Caso da AstraZeneca relança debate sobre anticoncepcional
No caso das pílulas, o risco de trombose é conhecido e levado em consideração na hora da prescrição. No entanto, esse não é o caso da vacina AstraZeneca, que é um produto novo
Por que suspender a vacina anticovid da AstraZeneca por medo de trombose, mas não certas pílulas anticoncepcionais, para as quais esse risco é comprovado? A comparação aumenta entre o público em geral, mas os especialistas a rejeitam, porque o estágio do conhecimento é muito diferente.
Há "dois pesos e duas medidas", denunciou nesta quarta-feira (17) a Avep (Associação Francesa de Vítimas de Embolia Pulmonar e AVC relacionados à contracepção hormonal).
Esta associação "se espanta com a indiferença com que milhares de mulheres vítimas de trombose e embolia são tratadas por causa de sua contracepção na França e na Europa". Muitas mensagens semelhantes foram postadas nas redes sociais nos últimos dias.
"Acho que não podemos misturar", respondeu à AFP a especialista em doenças infecciosas Odile Launay, membro do comitê de vacinas contra a covid criado pelo governo francês.
Como sempre, quando se trata de medicamentos, a questão central é a relação risco-benefício, ou seja, se as vantagens superam as desvantagens.
No caso das pílulas, o risco de trombose é conhecido e levado em consideração na hora da prescrição. No entanto, esse não é o caso da vacina AstraZeneca, que é um produto novo.
"Devemos absolutamente especificar a relação risco-benefício" da vacina, destaca a professora Launay.
- Bula -
"A trombose, que pode ser fatal, é conhecida por ser um efeito colateral muito raro das pílulas anticoncepcionais.

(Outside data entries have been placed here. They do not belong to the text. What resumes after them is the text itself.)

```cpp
__global__ __launch_bounds__(256) void unmask_kernel(const float* __restrict__ y, const int* __restrict__ inv,
                                                     const float* __restrict__ mask_token, const int* __restrict__ tok_slot,
                                                     const float* __restrict__ pos, const float* __restrict__ date,
                                                     const int* __restrict__ date_row, int n_date_rows,
                                                     float* __restrict__ xdec, int B, int L, int n_vis, int Dd, int slot_stride) {
    const int row = blockIdx.x * 4 + (threadIdx.x >> 6), lane = threadIdx.x & 63;
    if (row >= B * L) return;
    const int b = row / L, t = row - b * L;
    const int iv = inv[row];
    const float* s = iv < 0 ? mask_token + (size_t)tok_slot[(size_t)b * slot_stride + t] * Dd : y + ((size_t)b * n_vis + iv) * Dd;
    const float* pr = pos + (size_t)t * Dd;
    const float* dr = date ? date + ((size_t)b * n_date_rows + date_row[t]) * 8 : nullptr;
    float* o = xdec + (size_t)row * Dd;
    for (int c = lane * 4; c < Dd; c += 256) {
        f32x4 v = *reinterpret_cast<const f32x4*>(s + c) + *reinterpret_cast<const f32x4*>(pr + c);
        if (dr && c >= Dd - 8) v += *reinterpret_cast<const f32x4*>(dr + (c - (Dd - 8)));
        *reinterpret_cast<f32x4*>(o + c) = v;
    }
}

constexpr int UM_ROWS = 512, UM_NT = 1024;
template <bool DET>
__global__ __launch_bounds__(UM_NT) void unmask_bwd_token_kernel(const float* __restrict__ dxdec, const uint8_t* __restrict__ mask,
                                                                 const int* __restrict__ tok_slot, float* __restrict__ dmask_token,
                                                                 int B, int L, int Dd, int slot, int t_lo, int t_hi, int slot_stride) {
    __shared__ __attribute__((aligned(16))) float red[UM_NT * 4];
    __shared__ int row_off[UM_ROWS];
    const int span = t_hi - t_lo, total = B * span;
    const int cols = Dd >> 2, lanes = UM_NT / cols;
    const int col = threadIdx.x % cols, sub = threadIdx.x / cols;
    const int r0 = blockIdx.x * UM_ROWS;
    for (int rr = threadIdx.x; rr < UM_ROWS; rr += UM_NT) {
        const int r = r0 + rr;
        int off = -1;
        if (r < total) {
            const int b = r / span, t = t_lo + (r - b * span);
            if (mask[(size_t)b * L + t] && tok_slot[(size_t)b * slot_stride + t] == slot) off = b * L + t;
        }
        row_off[rr] = off;
    }
    __syncthreads();
    f32x4 acc = {0, 0, 0, 0};
    if (sub < lanes) {
#pragma unroll 2
        for (int rr = sub; rr < UM_ROWS; rr += 4 * lanes) {
            f32x4 v[4];
#pragma unroll
            for (int u = 0; u < 4; ++u) {
                v[u] = (f32x4){0, 0, 0, 0};
                const int ri = rr + u * lanes;
                const int off = ri < UM_ROWS ? row_off[ri] : -1;
                if (off >= 0) v[u] = *reinterpret_cast<const f32x4*>(dxdec + (size_t)off * Dd + 4 * col);
            }
            acc += (v[0] + v[1]) + (v[2] + v[3]);
        }
    }
    *reinterpret_cast<f32x4*>(red + 4 * threadIdx.x) = acc;
    __syncthreads();
    if (sub == 0) {
        for (int s = 1; s < lanes; ++s) acc += *reinterpret_cast<const f32x4*>(red + 4 * (s * cols + col));
        if constexpr (DET) {
            *reinterpret_cast<f32x4*>(dmask_token + (size_t)blockIdx.x * Dd + 4 * col) = acc;
        } else {
#pragma unroll
        for (int e = 0; e < 4; ++e) if (acc[e] != 0.f) atomicAdd(dmask_token + 4 * col + e, acc[e]);
        }
    }
}

__global__ __launch_bounds__(1024) void count_masked_kernel(const uint8_t* __restrict__ mask, int B, int L, int t_lo, int t_hi,
                                                            int* __restrict__ out, int mult, int accumulate) {
    __shared__ float red[16];
    const int span = t_hi - t_lo, w = threadIdx.x >> 6, lane = threadIdx.x & 63;
    float c = 0.f;
    for (int b = w; b < B; b += 16) {
        const uint8_t* row = mask + (size_t)b * L + t_lo;
        for (int t = lane; t < span; t += 64) c += row[t] ? 1.f : 0.f;
    }
    c = block_sum<16>(c, red);
    if (threadIdx.x == 0) *out = (accumulate ? *out : 0) + (int)(c + 0.5f) * mult;
}

}

extern "C" int mh_mask_select(const float* noise, const uint8_t* struct_mask, int* visible_idx, int* masked_idx, int* inv,
                              uint8_t* mask, int B, int L, int k, void* stream) {
    MH_CHECK_ARG(noise && visible_idx && masked_idx && inv && mask, "mh_mask_select: null pointer");
    MH_CHECK_ARG(B > 0 && L > 0 && k >= 0 && k <= L && L <= 8192, "mh_mask_select: bad sizes B=%d L=%d k=%d", B, L, k);
    hipLaunchKernelGGL(mask_select_kernel, dim3(B), dim3(1024), (size_t)((L + 3) & ~3) * 4 + 64, (hipStream_t)stream, noise, struct_mask,
                       visible_idx, masked_idx, inv, mask, L, k);
    MH_LAUNCH_CHECK();
    return 0;
}

extern "C" int mh_gather_rows(const float* src, const int* idx, float* dst, int B, int src_L, int n_idx, int dim, int dst_L,
                              int dst_off, void* stream) {
    MH_CHECK_ARG(src && idx && dst && dim % 4 == 0 && dst_off + n_idx <= dst_L, "mh_gather_rows: bad arguments");
    hipLaunchKernelGGL(gather_rows_kernel, dim3(ceil_div((long)B * n_idx, 4)), dim3(256), 0, (hipStream_t)stream, src, idx, dst, B,
                       src_L, n_idx, dim, dst_L, dst_off);
    MH_LAUNCH_CHECK();
    return 0;
}

extern "C" int mh_scatter_rows(const float* ddst, const int* idx, float* dsrc, int B, int src_L, int n_idx, int dim,
                               int dst_L, int dst_off, void* stream) {
    MH_CHECK_ARG(ddst && idx && dsrc && dim % 4 == 0 && dst_off + n_idx <= dst_L, "mh_scatter_rows: bad arguments");
    hipLaunchKernelGGL(scatter_rows_kernel, dim3(ceil_div((long)B * n_idx, 4)), dim3(256), 0, (hipStream_t)stream, ddst, idx, dsrc,
                       B, src_L, n_idx, dim, dst_L, dst_off);
    MH_LAUNCH_CHECK();
    return 0;
}

extern "C" int mh_expand_rows(const float* src, const int* inv, float* dst, int B, int L, int n, int dim, void* stream) {
    MH_CHECK_ARG(src && inv && dst && B > 0 && L > 0 && n > 0 && dim % 4 == 0, "mh_expand_rows: bad arguments");
    hipLaunchKernelGGL(expand_rows_kernel, dim3(ceil_div((long)B * L, 4)), dim3(256), 0, (hipStream_t)stream, src, inv, dst, B, L,
                       n, dim);
    MH_LAUNCH_CHECK();
    return 0;
}

extern "C" int mh_unmask_assemble(const float* y, const int* inv, const float* mask_token, const int* tok_slot,
                                  const float* pos, const float* date, const int* date_row, int n_date_rows, float* xdec,
                                  int B, int L, int n_vis, int Dd, void* stream) {
    MH_CHECK_ARG(y && inv && mask_token && tok_slot && pos && xdec && Dd % 4 == 0 && Dd >= 8, "mh_unmask_assemble: bad arguments");
    MH_CHECK_ARG(!date || date_row, "mh_unmask_assemble: date without date_row");
    hipLaunchKernelGGL(unmask_kernel, dim3(ceil_div((long)B * L, 4)), dim3(256), 0, (hipStream_t)stream, y, inv, mask_token,
                       tok_slot, pos, date, date_row, n_date_rows, xdec, B, L, n_vis, Dd, 0);
    MH_LAUNCH_CHECK();
    return 0;
}

extern "C" int mh_unmask_assemble_per_sample(const float* y, const int* inv, const float* mask_token, const int* tok_slot_bl,
                                             const float* pos, const float* date, const int* date_row, int n_date_rows,
                                             float* xdec, int B, int L, int n_vis, int Dd, void* stream) {
    MH_CHECK_ARG(y && inv && mask_token && tok_slot_bl && pos && xdec && Dd % 4 == 0 && Dd >= 8, "mh_unmask_assemble_per_sample: bad arguments");
    MH_CHECK_ARG(!date || date_row, "mh_unmask_assemble_per_sample: date without date_row");
    hipLaunchKernelGGL(unmask_kernel, dim3(ceil_div((long)B * L, 4)), dim3(256), 0, (hipStream_t)stream, y, inv, mask_token,
                       tok_slot_bl, pos, date, date_row, n_date_rows, xdec, B, L, n_vis, Dd, L);
    MH_LAUNCH_CHECK();
    return 0;
}

extern "C" int mh_unmask_token_grad(const float* dxdec, const uint8_t* mask, const int* tok_slot, float* dmask_token, int B,
                                    int L, int Dd, int slot, int t_lo, int t_hi, void* stream) {
    MH_CHECK_ARG(dxdec && mask && tok_slot && dmask_token && Dd % 4 == 0 && Dd <= 1024, "mh_unmask_token_grad: bad arguments");
    MH_CHECK_ARG(0 <= t_lo && t_lo < t_hi && t_hi <= L, "mh_unmask_token_grad: bad token range");
    hipLaunchKernelGGL(unmask_bwd_token_kernel<false>, dim3(ceil_div((long)B * (t_hi - t_lo), UM_ROWS)), dim3(UM_NT), 0,
                       (hipStream_t)stream, dxdec, mask, tok_slot, dmask_token, B, L, Dd, slot, t_lo, t_hi, 0);
    MH_LAUNCH_CHECK();
    return 0;
}

extern "C" int mh_unmask_token_grad_per_sample(const float* dxdec, const uint8_t* mask, const int* tok_slot_bl, float* dmask_token,
                                               int B, int L, int Dd, int slot, void* stream) {
    MH_CHECK_ARG(dxdec && mask && tok_slot_bl && dmask_token && Dd % 4 == 0 && Dd <= 1024 && B > 0 && L > 0,
                 "mh_unmask_token_grad_per_sample: bad arguments");
    hipLaunchKernelGGL(unmask_bwd_token_kernel<false>, dim3(ceil_div((long)B * L, UM_ROWS)), dim3(UM_NT), 0, (hipStream_t)stream, dxdec, mask,
                       tok_slot_bl, dmask_token, B, L, Dd, slot, 0, L, L);
    MH_LAUNCH_CHECK();
    return 0;
}

extern "C" int mh_unmask_token_grad_partial_rows(long n_rows) { return n_rows > 0 ? ceil_div(n_rows, UM_ROWS) : 0; }

extern "C" int mh_unmask_token_grad_det(const float* dxdec, const uint8_t* mask, const int* tok_slot, float* partial, int B, int L,
                                        int Dd, int slot, int t_lo, int t_hi, void* stream) {
    MH_CHECK_ARG(dxdec && mask && tok_slot && partial && ((uintptr_t)partial % 16) == 0 && B > 0 && Dd > 0 && Dd % 4 == 0 && Dd <= 1024,
                 "mh_unmask_token_grad_det: bad arguments");
    MH_CHECK_ARG(0 <= t_lo && t_lo < t_hi && t_hi <= L, "mh_unmask_token_grad_det: bad token range");
    hipLaunchKernelGGL(unmask_bwd_token_kernel<true>, dim3(ceil_div((long)B * (t_hi - t_lo), UM_ROWS)), dim3(UM_NT), 0,
                       (hipStream_t)stream, dxdec, mask, tok_slot, partial, B, L, Dd, slot, t_lo, t_hi, 0);
    MH_LAUNCH_CHECK();
    return 0;
}

extern "C" int mh_unmask_token_grad_per_sample_det(const float* dxdec, const uint8_t* mask, const int* tok_slot_bl, float* partial,
                                                   int B, int L, int Dd, int slot, void* stream) {
    MH_CHECK_ARG(dxdec && mask && tok_slot_bl && partial && ((uintptr_t)partial % 16) == 0 && Dd > 0 && Dd % 4 == 0 && Dd <= 1024 &&
                 B > 0 && L > 0, "mh_unmask_token_grad_per_sample_det: bad arguments");
    hipLaunchKernelGGL(unmask_bwd_token_kernel<true>, dim3(ceil_div((long)B * L, UM_ROWS)), dim3(UM_NT), 0, (hipStream_t)stream, dxdec,
                       mask, tok_slot_bl, partial, B, L, Dd, slot, 0, L, L);
    MH_LAUNCH_CHECK();
    return 0;
}

extern "C" int mh_count_masked_elems(const uint8_t* mask, int B, int L, int t_lo, int t_hi, int* out, int mult, int accumulate,
                                     void* stream) {
    MH_CHECK_ARG(mask && out && 0 <= t_lo && t_lo < t_hi && t_hi <= L && mult > 0, "mh_count_masked_elems: bad arguments");
    hipLaunchKernelGGL(count_masked_kernel, dim3(1), dim3(1024), 0, (hipStream_t)stream, mask, B, L, t_lo, t_hi, out, mult,
                       accumulate);
    MH_LAUNCH_CHECK();
    return 0;
}

extern "C" int mh_count_masked(const uint8_t* mask, int B, int L, int t_lo, int t_hi, int* out, void* stream) {
    MH_CHECK_ARG(mask && out && 0 <= t_lo && t_lo < t_hi && t_hi <= L, "mh_count_masked: bad arguments");
    hipLaunchKernelGGL(count_masked_kernel, dim3(1), dim3(1024), 0, (hipStream_t)stream, mask, B, L, t_lo, t_hi, out, 1, 0);
    MH_LAUNCH_CHECK();
    return 0;
}
```

### maestro_amd/csrc/norm.hip

```cpp
#include "gemm_common.hpp"

namespace {

struct RowMap { int L, off; };
__device__ __forceinline__ size_t map_row(RowMap m, int b, int j) { return (size_t)b * m.L + m.off + j; }

template <int NV>
__global__ __launch_bounds__(256) void ln_fwd_kernel(const float* __restrict__ x, RowMap xm, const float* __restrict__ gamma,
                                                     const float* __restrict__ beta, void* __restrict__ y, RowMap ym,
                                                     int y_is_f32, float* __restrict__ mean, float* __restrict__ rstd,
                                                     int B, int n, int dim, float eps, uint8_t* __restrict__ y8,
                                                     const float* __restrict__ y8_scale, float* __restrict__ y8_amax,
                                                     uint8_t* __restrict__ y8s, int ld_y8s) {
    const int row = blockIdx.x * 4 + (threadIdx.x >> 6);
    const int lane = threadIdx.x & 63;
    if (row >= B * n) return;
    const int b = row / n, j = row - b * n;
    const float* xr = x + map_row(xm, b, j) * dim;
    const int nv = dim >> 2;
    f32x4 v[NV];
    float s = 0.f;
#pragma unroll
    for (int i = 0; i < NV; ++i) {
        const int c = lane + 64 * i;
        v[i] = (f32x4){0, 0, 0, 0};
        if (c < nv) v[i] = *reinterpret_cast<const f32x4*>(xr + 4 * c);
        s += (v[i][0] + v[i][1]) + (v[i][2] + v[i][3]);
    }
    const float mu = wave_sum(s) / dim;
    float q = 0.f;
#pragma unroll
    for (int i = 0; i < NV; ++i) {
        if (lane + 64 * i < nv) {
#pragma unroll
            for (int e = 0; e < 4; ++e) { const float d = v[i][e] - mu; q += d * d; }
        }
    }
    const float rs = rsqrtf(wave_sum(q) / dim + eps);
    if (lane == 0) { mean[row] = mu; rstd[row] = rs; }
    const size_t yrow = map_row(ym, b, j) * dim;
    const bool t8 = y8 && !y8s;
    const float s8 = t8 ? *y8_scale : 0.f;
    float amax8 = 0.f;
#pragma unroll
    for (int i = 0; i < NV; ++i) {
        const int c = lane + 64 * i;
        u32x2 pk16 = {0u, 0u};
        if (c < nv) {
            const f32x4 g = *reinterpret_cast<const f32x4*>(gamma + 4 * c);
            const f32x4 bt = *reinterpret_cast<const f32x4*>(beta + 4 * c);
            f32x4 o;
#pragma unroll
            for (int e = 0; e < 4; ++e) o[e] = (v[i][e] - mu) * rs * g[e] + bt[e];
            if (y_is_f32) {
                *reinterpret_cast<f32x4*>(reinterpret_cast<float*>(y) + yrow + 4 * c) = o;
            } else {
                u32x2 pk = {pack_bf2(o[0], o[1]), pack_bf2(o[2], o[3])};
                *reinterpret_cast<u32x2*>(reinterpret_cast<bf16_t*>(y) + yrow + 4 * c) = pk;
                pk16 = pk;
            }
            if (t8) {
#pragma unroll
                for (int e = 0; e < 4; ++e) amax8 = amax_fold(amax8, o[e]);
                *reinterpret_cast<uint32_t*>(y8 + yrow + 4 * c) = pack_e4m3x4(o, s8);
            }
        }
        if (y8s) {
            const f32x4 q = bf2x2_to_f32x4(pk16[0], pk16[1]);
            float a = 0.f;
#pragma unroll
            for (int e = 0; e < 4; ++e) a = amax_fold(a, q[e]);
            const uint32_t sbyte = mx_scale_byte(group_amax<8>(a));
            if (c < nv) {
                *reinterpret_cast<uint32_t*>(y8 + yrow + 4 * c) = pack_e4m3x4(q, mx_inv_scale(sbyte));
                if ((lane & 7) == 0) y8s[map_row(ym, b, j) * ld_y8s + (c >> 3)] = (uint8_t)sbyte;
            }
        }
    }
    if (t8 && y8_amax) {
        amax8 = wave_amax(amax8);
        if (lane == 0 && amax_nonzero(amax8)) atomic_max_pos(y8_amax, amax8);
    }
}
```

É mencionada na bula de informações ao paciente", explica o instituto médico Paul-Ehrlich, que assessora o governo alemão.
"Cada mulher deve ser informada desse risco pelo médico que prescreve a pílula", continua o instituto em um documento bastante educativo sobre a vacina AstraZeneca divulgado na terça-feira.
A situação é diferente no caso desta vacina, para a qual "atualmente se suspeita que pode haver um efeito colateral muito raro e às vezes fatal, a trombose venosa cerebral (coágulos de sangue no cérebro) acompanhada por um déficit de plaquetas" , acrescenta o instituto Paul-Ehrlich.
Por enquanto, não há evidências de que haja uma ligação entre a vacina e esses problemas muito raros. A autoridade europeia de medicamentos EMA, que continua "firmemente convencida" dos benefícios da vacina, deve voltar a se pronunciar na quinta-feira, após análise dos dados transmitidos pelos vários países.
Nesse intervalo, vários suspenderam a vacina.
Mas mesmo que esta ligação seja confirmada, a EMA e as autoridades de saúde em cada país ainda poderiam decidir que "a vacina pode continuar a ser usada, embora possa causar este efeito colateral muito raro (adicionando-o, se necessário, nas instruções)", conclui o instituto Paul-Ehrlich.
Nesse caso, as autoridades de saúde estimam que a relação risco-benefício continua a se inclinar em direção à vacina.
- AVC -
Essa é a posição adotada em relação às pílulas, ou "anticoncepcionais orais combinados" (AOC), apesar do comprovado risco de trombose, em particular com as mais recentes (chamadas de 3ª ou 4ª geração).
"Os benefícios dos AOCs continuam a superar os riscos", explica a EMA em sua página dedicada a esses medicamentos.
Além de citar o risco, a bula aponta os fatores que podem agravá-lo, como idade, tabagismo, histórico familiar ou obesidade.
De acordo com a EMA, os médicos devem "considerar os fatores de risco individuais ao prescrever anticoncepcionais" e cada mulher deve "discutir com seu médico para determinar o tipo de contracepção mais adequado".
Vários estudos têm mostrado nos últimos anos que as pílulas mais recentes aumentam o risco de acidentes por trombose venosa.
De acordo com um estudo britânico de 2015, o risco pode ser duplicado em comparação com mulheres que tomam pílulas mais antigas e quadruplicar em comparação com aquelas que não tomam a pílula.
Mulheres vítimas desses acidentes entraram com ações judiciais. Um dos casos emblemáticos é o da francesa Marion Larat, gravemente incapacitada após um AVC em 2006 que atribui à pílula Méliane, da farmacêutica alemã Bayer.